--- YOUR GOAL ---
Keyword search on "getenv": report each line of the records that contains it.
━━━━━ EXERCISE INPUTS
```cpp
#define PLAN_TRY(expr)                                                                     \
    do {                                                                                   \
        hipError_t e__ = (expr);                                                           \
        if (e__ != hipSuccess) {                                                           \
            int s__ = fail(e__ == hipErrorOutOfMemory ? SDRK_ERR_NOMEM : SDRK_ERR_HIP,     \
                           "%s failed: %s", #expr, hipGetErrorString(e__));                \
            sdrk_plan_destroy(p);                                                          \
            return s__;                                                                    \
        }                                                                                  \
    } while (0)

    PLAN_TRY(hipStreamCreateWithFlags(&p->stream, hipStreamNonBlocking));
    PLAN_TRY(hipEventCreate(&p->ev0));
    PLAN_TRY(hipEventCreate(&p->ev1));

    if (window_kind != SDRK_WINDOW_RECT) {
        std::vector<float> w(nfft);
        if (window_kind == SDRK_WINDOW_HANN) {
            for (int n = 0; n < nfft; ++n)
                w[n] = (float)(0.5 - 0.5 * std::cos(2.0 * M_PI * (double)n / (double)(nfft - 1)));
        } else {
            memcpy(w.data(), window, sizeof(float) * nfft);
        }
        PLAN_TRY(hipMalloc((void**)&p->d_window, sizeof(float) * nfft));
        PLAN_TRY(hipMemcpy(p->d_window, w.data(), sizeof(float) * nfft, hipMemcpyHostToDevice));
    }
    if (!is_pow2(nfft)) {
        int M = 1;
        while (M < 2 * nfft - 1) M <<= 1;
        p->blu_m = M;
        const bool one_kernel = sdrk::blu_fused_supports(M);
        size_t frames = ((size_t)128 << 20) / ((size_t)M * sizeof(float2));
        if (frames < 1) frames = 1;
        if (frames > max_batch || one_kernel) frames = max_batch;
        p->blu_frames = frames;
        int st2 = sdrk_plan_create(device, M, frames, SDRK_WINDOW_RECT, nullptr, 0.0f, 0, &p->blu_inner);
        if (st2 != SDRK_OK) { sdrk_plan_destroy(p); return st2; }
        std::vector<float2> c(nfft), b(M, make_float2(0.f, 0.f));
        for (long long n = 0; n < nfft; ++n) {
            const long long r = (n * n) % (2LL * nfft);
            const double ang = M_PI * (double)r / (double)nfft;
            c[n] = make_float2((float)std::cos(ang), (float)std::sin(ang));
            b[n] = c[n];
            if (n) b[M - n] = c[n];
        }
        PLAN_TRY(hipMalloc((void**)&p->d_blu_chirp, sizeof(float2) * nfft));
        PLAN_TRY(hipMemcpy(p->d_blu_chirp, c.data(), sizeof(float2) * nfft, hipMemcpyHostToDevice));
        PLAN_TRY(hipMalloc((void**)&p->d_blu_a, (one_kernel ? 1 : frames) * (size_t)M * sizeof(float2)));
        if (!one_kernel) PLAN_TRY(hipMalloc((void**)&p->d_blu_b, frames * (size_t)M * sizeof(float2)));
        PLAN_TRY(hipMalloc((void**)&p->d_blu_bspec, (size_t)M * sizeof(float2)));
        PLAN_TRY(hipMemcpy(p->d_blu_a, b.data(), sizeof(float2) * M, hipMemcpyHostToDevice));
        st2 = plan_launch(p->blu_inner, p->d_blu_a, 1, (size_t)M, p->d_blu_bspec, sdrk::EPI_COMPLEX, p->stream);
        if (st2 != SDRK_OK) { sdrk_plan_destroy(p); return st2; }
        PLAN_TRY(hipStreamSynchronize(p->stream));
        *out = p;
        return SDRK_OK;
    }
    if (nfft <= 16384) {
        std::vector<float2> t(nfft);
        for (int m = 0; m < nfft; ++m) t[m] = twiddle(m, nfft);
        PLAN_TRY(hipMalloc((void**)&p->d_twiddle, sizeof(float2) * nfft));
        PLAN_TRY(hipMemcpy(p->d_twiddle, t.data(), sizeof(float2) * nfft, hipMemcpyHostToDevice));
    } else {
        size_t scratch_mb = 192;
        if (const char* env = getenv("SDRK_SCRATCH_MB")) {
            long v = atol(env);
            if (v >= 1 && v <= 65536) scratch_mb = (size_t)v;
        }
        size_t frames = (scratch_mb << 20) / ((size_t)nfft * sizeof(float2));
        if (frames < 1) frames = 1;
        if (frames > max_batch) frames = max_batch;
        p->scratch_frames = frames;
        PLAN_TRY(hipMalloc((void**)&p->d_scratch, frames * (size_t)nfft * sizeof(float2)));
        int la = 0, lm = 0;
        if (!sdrk::fft_tiled2_split(nfft, &la, &lm)) {
            sdrk_plan_destroy(p);
            return fail(SDRK_ERR_UNSUPPORTED, "no kernel for nfft=%d", nfft);
        }
        const int A = 1 << la, M = 1 << lm, TA = A / 16;
        std::vector<float2> t((size_t)4096 + (size_t)TA * M + (size_t)M * 16);
        for (int m = 0; m < A; ++m) t[m] = twiddle(m, A);
        for (int m = 0; m < M; ++m) t[2048 + m] = twiddle(m, M);
        for (int tau = 0; tau < TA; ++tau)
            for (int m = 0; m < M; ++m) t[4096 + (size_t)tau * M + m] = twiddle((double)m * tau, (double)nfft);
        for (int m = 0; m < M; ++m)
            for (int q = 0; q < 16; ++q)
                t[4096 + (size_t)TA * M + (size_t)m * 16 + q] = twiddle((double)m * TA * q, (double)nfft);
        PLAN_TRY(hipMalloc((void**)&p->d_tw_2p, sizeof(float2) * t.size()));
        PLAN_TRY(hipMemcpy(p->d_tw_2p, t.data(), sizeof(float2) * t.size(), hipMemcpyHostToDevice));
        p->tiled2 = true;
        if (flags & SDRK_PLAN_OVERLAP_PASSES) {
            PLAN_TRY(hipStreamCreateWithFlags(&p->stream2, hipStreamNonBlocking));
            PLAN_TRY(hipEventCreateWithFlags(&p->ev_fork, hipEventDisableTiming));
            for (int h = 0; h < 2; ++h) {
                PLAN_TRY(hipEventCreateWithFlags(&p->ev_col[h], hipEventDisableTiming));
                PLAN_TRY(hipEventCreateWithFlags(&p->ev_row[h], hipEventDisableTiming));
            }
            p->col_cus = p->num_cus * 3 / 4 > 0 ? p->num_cus * 3 / 4 : 1;
            p->row_cus = p->num_cus / 2 > 0 ? p->num_cus / 2 : 1;
            if (const char* c = getenv("SDRK_OVL_COL_CUS")) { long v = atol(c); if (v >= 1 && v <= 4096) p->col_cus = (int)v; }
            if (const char* c = getenv("SDRK_OVL_ROW_CUS")) { long v = atol(c); if (v >= 1 && v <= 4096) p->row_cus = (int)v; }
        }
    }
    const bool fused_auto = nfft == 65536 && !(flags & (SDRK_PLAN_FUSED64K | SDRK_PLAN_TILED64K | SDRK_PLAN_OVERLAP_PASSES)) &&
                            p->num_cus >= 32 && p->num_cus % 32 == 0;
    if ((flags & SDRK_PLAN_FUSED64K) || fused_auto) {
        p->fused64k = (flags & SDRK_PLAN_FUSED64K) != 0;
        p->fused_auto = fused_auto;
        PLAN_TRY(hipMalloc(&p->d_fused_ring, sdrk::fused64k_ring_bytes()));
        PLAN_TRY(hipMalloc((void**)&p->d_fused_ctrl, sdrk::fused64k_ctrl_words() * sizeof(unsigned)));
        PLAN_TRY(hipHostMalloc((void**)&p->h_fused_err, FUSED_MAILBOX * 16 * sizeof(unsigned), hipHostMallocDefault));
        memset(p->h_fused_err, 0, FUSED_MAILBOX * 16 * sizeof(unsigned));
    }
#undef PLAN_TRY
    if (flags & SDRK_PLAN_TUNE_STAGING) {
        st = tune_staging(p);
        if (st != SDRK_OK) { sdrk_plan_destroy(p); return st; }
    }
    *out = p;
    return SDRK_OK;
}

int sdrk_plan_staging_probe(const sdrk_plan* p, float* probe_ms, int capacity, int* n) {
    if (!p || !n) return fail(SDRK_ERR_INVALID, "plan or n is NULL");
    *n = p->staging_probe_n;
    for (int i = 0; i < p->staging_probe_n && i < capacity && probe_ms; ++i) probe_ms[i] = p->staging_probe_ms[i];
    return SDRK_OK;
}

int sdrk_plan_fused_status(const sdrk_plan* p, unsigned* launches, int* fallen_back) {
    if (!p) return fail(SDRK_ERR_INVALID, "plan is NULL");
    if (launches) *launches = p->fused_launches;
    if (fallen_back) *fallen_back = p->fused_broken ? 1 : 0;
    return SDRK_OK;
}

int sdrk_plan_destroy(sdrk_plan* p) {
    if (!p) return SDRK_OK;
    (void)hipSetDevice(p->device);
    if (p->stream) (void)hipStreamSynchronize(p->stream);
    if (p->stream2) { (void)hipStreamSynchronize(p->stream2); (void)hipStreamDestroy(p->stream2); }
    if (p->ev_fork) (void)hipEventDestroy(p->ev_fork);
    for (int h = 0; h < 2; ++h) {
        if (p->ev_col[h]) (void)hipEventDestroy(p->ev_col[h]);
        if (p->ev_row[h]) (void)hipEventDestroy(p->ev_row[h]);
    }
    if (p->d_window) (void)hipFree(p->d_window);
    if (p->d_window64) (void)hipFree(p->d_window64);
    if (p->d_tw64) (void)hipFree(p->d_tw64);
    if (p->d_scratch64) (void)hipFree(p->d_scratch64);
    if (p->d_twiddle) (void)hipFree(p->d_twiddle);
    if (p->d_tw_2p) (void)hipFree(p->d_tw_2p);
    if (p->d_scratch) (void)hipFree(p->d_scratch);
    if (p->blu_inner) (void)sdrk_plan_destroy(p->blu_inner);
    if (p->d_blu_chirp) (void)hipFree(p->d_blu_chirp);
    if (p->d_blu_bspec) (void)hipFree(p->d_blu_bspec);
    if (p->d_blu_a) (void)hipFree(p->d_blu_a);
    if (p->d_blu_b) (void)hipFree(p->d_blu_b);
    if (p->h_small_in) (void)hipHostFree(p->h_small_in);
    if (p->h_small_out) (void)hipHostFree(p->h_small_out);
    if (p->h_small_flag) (void)hipHostFree(p->h_small_flag);
    if (p->d_fused_ring) (void)hipFree(p->d_fused_ring);
    if (p->d_fused_ctrl) (void)hipFree(p->d_fused_ctrl);
    if (p->h_fused_err) (void)hipHostFree(p->h_fused_err);
    if (p->d_in) (void)hipFree(p->d_in);
    if (p->d_out) (void)hipFree(p->d_out);
    if (p->d_feat) (void)hipFree(p->d_feat);
    p->ci16.release();
    p->integ.release();
    if (p->d_pfb_h) (void)hipFree(p->d_pfb_h);
    p->pfb.release();
    if (p->d_fir_h) (void)hipFree(p->d_fir_h);
    if (p->s_h2d) (void)hipStreamSynchronize(p->s_h2d);
    if (p->s_d2h) (void)hipStreamSynchronize(p->s_d2h);
    for (auto& sl : p->slot) {
        if (sl.h_in) (void)hipHostFree(sl.h_in);
        if (sl.h_out) (void)hipHostFree(sl.h_out);
        if (sl.d_in) (void)hipFree(sl.d_in);
        if (sl.d_out) (void)hipFree(sl.d_out);
        if (sl.ev_in) (void)hipEventDestroy(sl.ev_in);
        if (sl.ev_k) (void)hipEventDestroy(sl.ev_k);
        if (sl.ev_done) (void)hipEventDestroy(sl.ev_done);
    }
    if (p->s_h2d) (void)hipStreamDestroy(p->s_h2d);
    if (p->s_d2h) (void)hipStreamDestroy(p->s_d2h);
    if (p->ev0) (void)hipEventDestroy(p->ev0);
    if (p->ev1) (void)hipEventDestroy(p->ev1);
    if (p->stream) (void)hipStreamDestroy(p->stream);
    delete p;
    return SDRK_OK;
}

int sdrk_plan_nfft(const sdrk_plan* p) { return p ? p->nfft : fail(SDRK_ERR_INVALID, "plan is NULL"); }
int sdrk_plan_device(const sdrk_plan* p) { return p ? p->device : fail(SDRK_ERR_INVALID, "plan is NULL"); }

int sdrk_exec_device(sdrk_plan* p, const void* d_iq, size_t n_frames, size_t frame_stride,
                     float* d_out_db, void* stream) {
    return exec_device_frames(check_exec_f32, launch_f32, p, d_iq, n_frames, frame_stride, d_out_db, stream);
}

int sdrk_plan_sync(sdrk_plan* p) {
    if (!p) return fail(SDRK_ERR_INVALID, "plan is NULL");
    HIP_TRY(hipSetDevice(p->device));
    HIP_TRY(hipStreamSynchronize(p->stream));
    return fused_check(p);
}

int sdrk_exec_device_timed(sdrk_plan* p, const void* d_iq, size_t n_frames, size_t frame_stride,
                           float* d_out_db, int launches, float* elapsed_ms) {
    if (!elapsed_ms || launches < 1) return fail(SDRK_ERR_INVALID, "bad launches/elapsed_ms");
    int st = check_exec_args(p, d_iq, n_frames, frame_stride, d_out_db);
    if (st != SDRK_OK) return st;
    HIP_TRY(hipSetDevice(p->device));
    HIP_TRY(hipEventRecord(p->ev0, p->stream));
    for (int i = 0; i < launches; ++i) {
        st = plan_launch(p, d_iq, n_frames, frame_stride, d_out_db, sdrk::EPI_LOGPSD, p->stream);
        if (st != SDRK_OK) return st;
    }
    HIP_TRY(hipEventRecord(p->ev1, p->stream));
    HIP_TRY(hipEventSynchronize(p->ev1));
    HIP_TRY(hipEventElapsedTime(elapsed_ms, p->ev0, p->ev1));
    return fused_check(p);
}

int sdrk_exec_device_timed_each(sdrk_plan* p, const void* d_iq, size_t n_frames, size_t frame_stride,
                                float* d_out_db, int launches, float* each_ms) {
    return exec_device_frames_timed_each(check_exec_f32, launch_f32, p, d_iq, n_frames, frame_stride, d_out_db, launches, each_ms);
}

}
```

Measured before the change: 499,200.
━━━━━━━━━━
--- TASK ANSWER ---
        if (const char* env = getenv("SDRK_SCRATCH_MB")) {
            if (const char* c = getenv("SDRK_OVL_COL_CUS")) { long v = atol(c); if (v >= 1 && v <= 4096) p->col_cus = (int)v; }
            if (const char* c = getenv("SDRK_OVL_ROW_CUS")) { long v = atol(c); if (v >= 1 && v <= 4096) p->row_cus = (int)v; }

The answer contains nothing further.